Infrastructure Solutions Architect with AI

About the role:

The Infrastructure Architect will have a strong background in designing, implementing, and scaling enterprise infrastructure with a focus on AI workloads and platforms. This role will be instrumental in shaping the technical foundation required to support AI/ML models, data pipelines, and high-performance compute environments across our organization.
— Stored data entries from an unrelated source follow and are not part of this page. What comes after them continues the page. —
constexpr int XPIECES = 9;
#ifndef WGPC_LW
#define WGPC_LW 4
#endif
#ifndef WGPC_STAGES
#define WGPC_STAGES 4
#endif
template <int BMC>
constexpr int stages_of() { return BMC == 128 ? WGPC_STAGES : 4; }
static_assert(WGPC_STAGES >= 4, "the schedule needs segment k-1's stage free after barrier k");
// ... 217 lines not shown
#if !PCX(8)
        lds_barrier();
#endif
        __builtin_amdgcn_sched_barrier(0);
    };
    Frag<MI, NJ> f0, f1;
#if PCX(32)
    __builtin_amdgcn_s_setprio(1);
#endif
    barrier();
    {
        const char* S = smem;
#pragma unroll
        for (int i = 0; i < MI; ++i) f0.a[i] = ld_tr_pair(S + aoff[i], S + aoff[i] + 4 * DYR);
#pragma unroll
        for (int j = 0; j < NJ; ++j) f0.b[j] = ld_tr_pair(S + boff[j][0][0], S + boff[j][1][0]);
    }
    for (int kt = 0; kt < nk; ++kt) {
        step(f0, f1, kt % STAGES, 1);
        barrier();
        step(f1, f0, (kt + 1) % STAGES, 0);
    }

    const int K = d.KH * KW * d.Cin;
    float* const dst = slab ? slab + (long)split * d.Cout * K : nullptr;
#pragma unroll
    for (int i = 0; i < MI; ++i)
#pragma unroll
        for (int rr = 0; rr < 4; ++rr) {
            const int co = co0 + (wm * MI + i) * 16 + g * 4 + rr;
            if (co >= d.Cout) continue;
#pragma unroll
            for (int j = 0; j < NJ; ++j) {
                const int jj = wn * NJ + j, tx = jj >> 2;
                const int ci = ci0 + (jj & 3) * 16 + (lane & 15);
                const long o = (long)co * K + (ty * KW + tx) * d.Cin + ci;
                if (dst) dst[o] = acc[i][j][rr];
                else atomicAdd(dw + o, acc[i][j][rr]);
            }
        }
}

constexpr int W2_AP = 16;
constexpr int W2_XP = 2 * XPIECES;
constexpr int W2_TP = W2_AP + W2_XP;
constexpr int W2_STAGE = W2_TP * 1024;
constexpr int W2_LW = 4, W2_CW = 8, W2_NT = (W2_CW + W2_LW) * 64;
constexpr int W2_PPL = (W2_TP + W2_LW - 1) / W2_LW;
constexpr int W2_STAGES = 4;
#ifndef W2_EXP
#define W2_EXP 0
#endif

IRGAN_HD int xcd_tile_any(int b, int nb) {
    const int x = b & 7, k = b >> 3, per = nb >> 3, rem = nb & 7;
    return x * per + (x < rem ? x : rem) + k;
}
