# lppllppl920/EndoscopyDepthEstimation-Pytorch

Hardware: AMD Instinct MI355X
Metric: train frame-pairs/sec at 256x320 bs=8 (higher is better)
Workload: dtype f32

## Files before the change

endoscopydepthestimation-pytorch_amd/csrc/dgrad_wino_kernels.h:

```cpp
#pragma once

#include "dgrad_block_kernels.h"

namespace endo {

constexpr int kWinoDgradSlice = 16 * 12 * 16;
constexpr int kWinoDgradMaxLayers = 48;

struct WinoDgradTable {
    int layers;
    int start[kWinoDgradMaxLayers + 1];
    int cin[kWinoDgradMaxLayers];
    int groups[kWinoDgradMaxLayers];
    int64_t w_off[kWinoDgradMaxLayers];
    int64_t u_off[kWinoDgradMaxLayers];
};

static __global__ void __launch_bounds__(256) dgrad_wino_weights_kernel(const WinoDgradTable t, const float* __restrict__ params, float* __restrict__ u,
                                                                 int layout1_blocks = 0) {
    const int total = t.start[t.layers];
    for (int item = blockIdx.x * blockDim.x + threadIdx.x; item < total; item += gridDim.x * blockDim.x) {
        int l = 0;
        while (item >= t.start[l + 1]) ++l;
        const int e = item - t.start[l];
        const int j = e & 15, c = (e >> 4) % 12, grp = (e >> 4) / 12;
        const int ci = grp * 16 + j;
        float g[3][3];
#pragma unroll
        for (int a = 0; a < 3; ++a)
#pragma unroll
            for (int b = 0; b < 3; ++b) g[a][b] = 0.f;
        if (ci < t.cin[l]) {
            const float* src = params + t.w_off[l] + (static_cast<int64_t>(c) * t.cin[l] + ci) * 9;
#pragma unroll
            for (int a = 0; a < 3; ++a)
#pragma unroll
                for (int b = 0; b < 3; ++b) g[a][b] = src[(2 - a) * 3 + (2 - b)];
        }
        float h[4][3];
#pragma unroll
        for (int b = 0; b < 3; ++b) {
            h[0][b] = g[0][b];
            h[1][b] = 0.5f * (g[0][b] + g[1][b] + g[2][b]);
            h[2][b] = 0.5f * (g[0][b] - g[1][b] + g[2][b]);
            h[3][b] = g[2][b];
        }
        if ((layout1_blocks >> (l >> 2)) & 1) {
            float* dst = u + t.u_off[l] + static_cast<int64_t>(grp) * kWinoDgradSlice + (c * 64 + j) * 4;
#pragma unroll
            for (int a = 0; a < 4; ++a)
                *reinterpret_cast<f32x4*>(dst + a * 64) = f32x4{h[a][0], 0.5f * (h[a][0] + h[a][1] + h[a][2]), 0.5f * (h[a][0] - h[a][1] + h[a][2]), h[a][2]};
            continue;
        }
        float* dst = u + t.u_off[l] + static_cast<int64_t>(grp) * kWinoDgradSlice + c * 16 + j;
#pragma unroll
        for (int a = 0; a < 4; ++a) {
            dst[(4 * a + 0) * 192] = h[a][0];
            dst[(4 * a + 1) * 192] = 0.5f * (h[a][0] + h[a][1] + h[a][2]);
            dst[(4 * a + 2) * 192] = 0.5f * (h[a][0] - h[a][1] + h[a][2]);
            dst[(4 * a + 3) * 192] = h[a][2];
        }
    }
}

template <int NL>
struct DgradWino8Geom {
    static constexpr int kThreads = 512;
    static constexpr int kTileX = 32, kTileY = 8;
    static constexpr int kRows = kTileY + 2, kCols = kTileX + 2;
    static constexpr int kPlane = kRows * kCols;
    static constexpr int kCS = 352;
    static_assert(kCS >= kPlane && kCS % 64 == 32, "dY map stride");
    static constexpr int kU = kWinoDgradSlice;
    static constexpr int kUUnits = kU / 4;
    static constexpr int kRed = 4 * 16 * 2;
    static constexpr size_t kBytes = sizeof(float) * (NL * 12 * kCS + 2 * 2 * kU + 2 * 2 * kRed);
    static_assert(kBytes <= 160 * 1024, "one block per CU");
};

template <int NL, int EXP = 0>
__global__ void __launch_bounds__(512, 2) dgrad_wino8_kernel(const DgradBlockParams p0, const float* __restrict__ u0, const float* __restrict__ u1,
                                                             const float* __restrict__ u2, const float* __restrict__ u3) {
    using G = DgradWino8Geom<NL>;
    typedef float f32x2 __attribute__((ext_vector_type(2)));
    const int grp = p0.group_n > 0 ? blockIdx.z / p0.group_n : 0;
    const int n = blockIdx.z - grp * p0.group_n;
    const DgradBlockParams& p = p0;
    const int64_t grp_off = grp * p0.gs;
    extern __shared__ __attribute__((aligned(16))) float smem[];
    float* s_g = smem;
    float* s_u = s_g + NL * 12 * G::kCS;
    float* s_red = s_u + 4 * G::kU;

    const int tid = threadIdx.x;
    const int lane = tid & 63;
    const int wave = __builtin_amdgcn_readfirstlane(tid >> 6);
    const int half = wave >> 2, w4 = wave & 3;
    const int th = tid & 255;
    const int li = lane & 15;
    const int lk = lane >> 4;
    const int tile = (gridDim.x & 7) == 0 ? xcd_remap(blockIdx.x, gridDim.x) : blockIdx.x;
    const int x0 = (tile % p.tiles_x) * G::kTileX;
    const int y0 = (tile / p.tiles_x) * G::kTileY;
    const int px = x0 + 8 * lk;
    const int py = y0 + 2 * w4;
    const int ngroups = p.count / 16;
    const int g_per = (ngroups + gridDim.y - 1) / gridDim.y;
    const int g_begin = blockIdx.y * g_per;
    const int g_end = min(ngroups, g_begin + g_per);
    if (g_begin >= g_end) return;
    const int npairs = (g_end - g_begin + 1) / 2;
    const int nsteps = npairs * NL;
    const float* const u_layer[4] = {u0, u1, u2, u3};

    {
        int goff = 0;
        bool ok = false;
        if (tid < G::kPlane) {
            const int ry = tid / G::kCols, rx = tid - ry * G::kCols;
            const int gy = y0 - 1 + ry, gx = x0 - 1 + rx;
            if (gy >= 0 && gy < p.h && gx >= 0 && gx < p.w) { ok = true; goff = gy * p.g_w + gx; }
        }
        const float* g_n = p.g + grp_off + n * p.g_ns;
        const int e0 = wave * 64;
        if (e0 < G::kPlane) {
            for (int c = 0; c < NL * 12; ++c) {
                const float* src = ok ? g_n + static_cast<int64_t>(c) * p.g_cs + goff : g_pad_consts + 4;
                if (e0 + lane < G::kPlane) __builtin_amdgcn_global_load_lds((gptr_t)src, (lptr_t)(s_g + c * G::kCS + e0), 4, 0, 0);
            }
        }
    }

    auto step_group = [&](int step) { return g_begin + 2 * (step / NL) + half; };
    auto issue_weights = [&](int step, int buf) {
        const int gq = step_group(step), l = step % NL;
        if (gq >= g_end) return;
        const float* src = u_layer[l] + static_cast<int64_t>(gq) * G::kU + 4 * th;
        float* dst = s_u + (half * 2 + buf) * G::kU + w4 * 256;
#pragma unroll
        for (int k = 0; k < 3; ++k)
            __builtin_amdgcn_global_load_lds((gptr_t)(src + k * 1024), (lptr_t)(dst + k * 1024), 16, 0, 0);
    };

    const float* x_n = p.x + grp_off + n * p.ns;
    float* out_n = p.out + grp_off + n * p.ns;
    f32x4 xc[2][2], dc[2][2], total[2][2];
#pragma unroll
    for (int r = 0; r < 2; ++r)
#pragma unroll
        for (int hh = 0; hh < 2; ++hh) total[r][hh] = f32x4{0.f, 0.f, 0.f, 0.f};
    issue_weights(0, 0);
    asm volatile("s_waitcnt vmcnt(0)" ::: "memory");
    __syncthreads();

    for (int step = 0; step < nsteps; ++step) {
        const int buf = step & 1;
        const int gq = step_group(step), l = step % NL;
        const bool active = gq < g_end;
        const bool last_layer = (l == NL - 1);
        const int co = gq * 16 + li;
        float scale = 0.f, beta = 0.f, mean = 0.f, rstd = 0.f;
        if (active) {
            if (l == 0) {
#pragma unroll
                for (int r = 0; r < 2; ++r)
#pragma unroll
                    for (int hh = 0; hh < 2; ++hh) {
                        const int64_t o = static_cast<int64_t>(co) * p.cs + static_cast<int64_t>(py + r) * p.w + px + 4 * hh;
                        if constexpr ((EXP & 1) != 0) {
                            xc[r][hh] = f32x4{0.1f * lane, 0.2f, -0.3f, 0.4f}; dc[r][hh] = f32x4{0.f, 0.f, 0.f, 0.f};
                        } else {
                            xc[r][hh] = *reinterpret_cast<const f32x4*>(x_n + o);
                            dc[r][hh] = co >= p.acc_from ? *reinterpret_cast<const f32x4*>(out_n + o) : f32x4{0.f, 0.f, 0.f, 0.f};
                        }
                    }
            }
            mean = p.saved[l][grp_off + 2 * co]; rstd = p.saved[l][grp_off + 2 * co + 1];
            scale = p.gamma[l][co] * rstd;
            beta = p.beta[l][co];
        }
        if (step + 1 < nsteps && (!(EXP & 8) || step == 0)) issue_weights(step + 1, buf ^ 1);
        if (active) {
            f32x4 acc[16];
            const float* ub = s_u + (half * 2 + buf) * G::kU;
#pragma unroll
            for (int quad = 0; quad < 3; ++quad) {
                const float* a_base = s_g + (l * 12 + quad * 4 + lk) * G::kCS + (2 * w4) * G::kCols + 2 * li;
                const float* b_base = ub + (quad * 4 + lk) * 16 + li;
                f32x2 lo[4], hi[4];
#pragma unroll
                for (int row = 0; row < 4; ++row) {
                    lo[row] = *reinterpret_cast<const f32x2*>(a_base + row * G::kCols);
                    hi[row] = *reinterpret_cast<const f32x2*>(a_base + row * G::kCols + 2);
                }
                f32x2 tl[4], th2[4];
                tl[0] = lo[0] - lo[2]; th2[0] = hi[0] - hi[2];
                tl[1] = lo[1] + lo[2]; th2[1] = hi[1] + hi[2];
                tl[2] = lo[2] - lo[1]; th2[2] = hi[2] - hi[1];
                tl[3] = lo[1] - lo[3]; th2[3] = hi[1] - hi[3];
#pragma unroll
                for (int a = 0; a < 4; ++a) {
                    const float c0 = tl[a][0], c1 = tl[a][1], c2 = th2[a][0], c3 = th2[a][1];
                    float v0 = c0 - c2, v1 = c1 + c2, v2 = c2 - c1, v3 = c1 - c3;
                    if constexpr ((EXP & 64) != 0) { v0 = lo[a][0]; v1 = lo[a][1]; v2 = hi[a][0]; v3 = hi[a][1]; }
                    const float b0 = b_base[(4 * a + 0) * 192], b1 = b_base[(4 * a + 1) * 192];
                    const float b2 = b_base[(4 * a + 2) * 192], b3 = b_base[(4 * a + 3) * 192];
                    if constexpr ((EXP & 32) != 0) {
                        if (quad == 0) {
                            acc[4 * a + 0] = f32x4{v0 * b0, 0.f, 0.f, 0.f}; acc[4 * a + 1] = f32x4{v1 * b1, 0.f, 0.f, 0.f};
                            acc[4 * a + 2] = f32x4{v2 * b2, 0.f, 0.f, 0.f}; acc[4 * a + 3] = f32x4{v3 * b3, 0.f, 0.f, 0.f};
                        } else {
                            acc[4 * a + 0][quad] += v0 * b0; acc[4 * a + 1][quad] += v1 * b1;
                            acc[4 * a + 2][quad] += v2 * b2; acc[4 * a + 3][quad] += v3 * b3;
                        }
                    } else
                    if (quad == 0) {
                        const f32x4 zero = {0.f, 0.f, 0.f, 0.f};
                        acc[4 * a + 0] = __builtin_amdgcn_mfma_f32_16x16x4f32(v0, b0, zero, 0, 0, 0);
                        acc[4 * a + 1] = __builtin_amdgcn_mfma_f32_16x16x4f32(v1, b1, zero, 0, 0, 0);
                        acc[4 * a + 2] = __builtin_amdgcn_mfma_f32_16x16x4f32(v2, b2, zero, 0, 0, 0);
                        acc[4 * a + 3] = __builtin_amdgcn_mfma_f32_16x16x4f32(v3, b3, zero, 0, 0, 0);
                    } else {
                        acc[4 * a + 0] = __builtin_amdgcn_mfma_f32_16x16x4f32(v0, b0, acc[4 * a + 0], 0, 0, 0);
                        acc[4 * a + 1] = __builtin_amdgcn_mfma_f32_16x16x4f32(v1, b1, acc[4 * a + 1], 0, 0, 0);
                        acc[4 * a + 2] = __builtin_amdgcn_mfma_f32_16x16x4f32(v2, b2, acc[4 * a + 2], 0, 0, 0);
                        acc[4 * a + 3] = __builtin_amdgcn_mfma_f32_16x16x4f32(v3, b3, acc[4 * a + 3], 0, 0, 0);
                    }
                }
            }
            float s1 = 0.f, s2 = 0.f;
            if constexpr ((EXP & 128) != 0) {
#pragma unroll
                for (int r = 0; r < 2; ++r)
#pragma unroll
                    for (int hh = 0; hh < 2; ++hh)
#pragma unroll
                        for (int k = 0; k < 4; ++k)
                            total[r][hh][k] += acc[4 * (2 * r + hh) + k][0] + acc[4 * (2 * r + hh) + k][1] + acc[4 * (2 * r + hh) + k][2] + acc[4 * (2 * r + hh) + k][3] + xc[r][hh][k] * scale;
                s1 = total[0][0][0]; s2 = mean + beta;
            } else
#pragma unroll
            for (int e = 0; e < 4; ++e) {
                float u0r[4], u1r[4];
#pragma unroll
                for (int c = 0; c < 4; ++c) {
                    const float m0 = acc[c][e], m1 = acc[4 + c][e], m2 = acc[8 + c][e], m3 = acc[12 + c][e];
                    u0r[c] = m0 + m1 + m2;
                    u1r[c] = m1 - m2 - m3;
                }
                const float d[2][2] = {{u0r[0] + u0r[1] + u0r[2], u0r[1] - u0r[2] - u0r[3]},
                                       {u1r[0] + u1r[1] + u1r[2], u1r[1] - u1r[2] - u1r[3]}};
#pragma unroll
                for (int r = 0; r < 2; ++r)
#pragma unroll
                    for (int cx = 0; cx < 2; ++cx) {
                        const int hh = e >> 1, k = 2 * (e & 1) + cx;
                        const float xcen = xc[r][hh][k] - mean;
                        const float z = fmaf(xcen, scale, beta);
                        const float dz = z > 0.f ? d[r][cx] : 0.f;
                        s1 += dz;
                        s2 = fmaf(dz, xcen, s2);
                        total[r][hh][k] = fmaf(dz, scale, total[r][hh][k]);
                    }
            }
            if (last_layer) {
#pragma unroll
                for (int r = 0; r < 2; ++r)
#pragma unroll
                    for (int hh = 0; hh < 2; ++hh) {
                        f32x4 o = dc[r][hh];
#pragma unroll
                        for (int k = 0; k < 4; ++k) o[k] += total[r][hh][k];
                        if constexpr ((EXP & 2) != 0) asm volatile("" ::"v"(o[0]), "v"(o[1]), "v"(o[2]), "v"(o[3]));
                        else
                        *reinterpret_cast<f32x4*>(out_n + static_cast<int64_t>(co) * p.cs + static_cast<int64_t>(py + r) * p.w + px + 4 * hh) = o;
                        total[r][hh] = f32x4{0.f, 0.f, 0.f, 0.f};
                    }
            }
            s2 *= rstd;
            s1 += __shfl_xor(s1, 16, 64); s1 += __shfl_xor(s1, 32, 64);
            s2 += __shfl_xor(s2, 16, 64); s2 += __shfl_xor(s2, 32, 64);
            if (lk == 0) {
                float* red = s_red + (buf * 2 + half) * G::kRed;
                red[(w4 * 16 + li) * 2] = s1;
                red[(w4 * 16 + li) * 2 + 1] = s2;
            }
        }
        if (!(EXP & 16) || step + 1 >= nsteps) {
            asm volatile("s_waitcnt vmcnt(0)" ::: "memory");
            __syncthreads();
        }
        if (!(EXP & 4) && active && th < 32) {
            const int j = th >> 1, which = th & 1;
            const int cj = gq * 16 + j;
            const float* red = s_red + (buf * 2 + half) * G::kRed;
            double t = 0.0;
            for (int wv = 0; wv < 4; ++wv) t += static_cast<double>(red[(wv * 16 + j) * 2 + which]);
            atomicAdd(p.scratch[l] + bn_slot_offset(p.slot_stride) + grp_off / 2 + 2 * cj + which, t);
        }
    }
}
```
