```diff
@@ -1383,15 +1514,13 @@
 	uint64_t *const rx = s_x[wave], *const ry = s_y[wave];
 	int32_t *const rf = s_f[wave], *const rp = s_p[wave], *const rt = s_t[wave];
 	const Anchor *a = B.anchors + B.a_off[r];
-	const int64_t n_all = (int64_t)(B.a_off[r + 1] - B.a_off[r]);
+	const int64_t n_all = B.n_kept ? (int64_t)B.n_kept[r] : (int64_t)(B.a_off[r + 1] - B.a_off[r]);
 	int32_t *f = B.f + B.a_off[r], *p = B.p + B.a_off[r], *t = B.t + B.a_off[r];
 	int32_t max_dist_x, max_dist_y;
-	chain_gaps(P, (int)(B.seq_off[r + 1] - B.seq_off[r]), &max_dist_x, &max_dist_y);
+	chain_window(B, P, r, &max_dist_x, &max_dist_y);
 	max_dist_x = __builtin_amdgcn_readfirstlane(max_dist_x), max_dist_y = __builtin_amdgcn_readfirstlane(max_dist_y);
 	const int n_seg = PAIRS ? B.unit_first[r + 1] - B.unit_first[r] : 1;
 	const int32_t bw = P.bw;
-	if (max_dist_x < bw) max_dist_x = bw;
-	if (max_dist_y < bw && !P.is_cdna) max_dist_y = bw;
 	int64_t lo = 0, n = n_all;
 	if (B.pieces) chain_piece_bounds(a, n_all, (int64_t)B.pieces[2 * w + 1], (int64_t)B.piece_len, max_dist_x, lane, &lo, &n);
 	if (lo >= n) return;
@@ -1987,7 +2116,7 @@
 	const int lane = threadIdx.x;
 	const int r = blockIdx.x;
 	const uint64_t ao = B.a_off[r];
-	const int32_t n = (int32_t)(B.a_off[r + 1] - ao);
+	const int32_t n = B.n_kept ? (int32_t)B.n_kept[r] : (int32_t)(B.a_off[r + 1] - ao);
 	const Anchor *a = B.anchors + ao;
 	const int32_t *f = B.f + ao, *p = B.p + ao;
 	int32_t *t = B.t + ao;
diff --git a/minimap2_amd/csrc/seed_chain_dev.hpp b/minimap2_amd/csrc/seed_chain_dev.hpp
--- a/minimap2_amd/csrc/seed_chain_dev.hpp
+++ b/minimap2_amd/csrc/seed_chain_dev.hpp
@@ -42,6 +42,9 @@
 	uint32_t *tie_flag;
 	uint32_t *tie_list, *tie_count;
 	int rid_bits;
+	uint32_t *n_kept = nullptr;
+	uint32_t *redo_list = nullptr, *redo_count = nullptr;
+	int prune_bins = 0, prune_cap = 0;
 	uint64_t *mini_pos;
 	int32_t *f, *p, *t;
 	const uint32_t *pieces = nullptr;
@@ -63,6 +66,7 @@
 void launch_seed_expand(const SeedChainBuffers &B, const DevIndex &I, const SeedChainParams &P, void *stream);
 class KernelProfiler;
 constexpr int kAnchorSortClasses = 6;
+extern const char *const kAnchorSortNames[kAnchorSortClasses];
 int anchor_sort_class(uint64_t n_anchors, int rid_bits);
 void launch_anchor_sort(const SeedChainBuffers &B, const DevIndex &I, const SeedChainParams &P, const uint32_t *d_list, const int *n_class, const double *anchors_in_class, void *stream,
                         KernelProfiler *kp);
```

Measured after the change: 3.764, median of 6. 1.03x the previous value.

The role will combine expertise in cloud, networking, and storage architectures with knowledge of AI infrastructure needs such as GPU clusters, model training/deployment environments, and MLOps frameworks.

 

Responsibilities:

Key Responsibilities | Architecture & Strategy

  • Design and implement infrastructure architectures to support enterprise AI workloads (training, inference, and data processing)
  • Define scalable strategies for on-prem, cloud, or hybrid environments optimized for AI/ML performance
  • Develop roadmaps for AI infrastructure adoption and integration into existing IT landscapes

Key Responsibilities | Infrastructure Engineering

  • Architect GPU/accelerator-based compute clusters and storage solutions optimized for large-scale AI workloads
  • Collaborate with data scientists and ML engineers to understand infrastructure requirements for model training and deployment
  • Ensure high availability, scalability, and cost-efficiency of AI workloads.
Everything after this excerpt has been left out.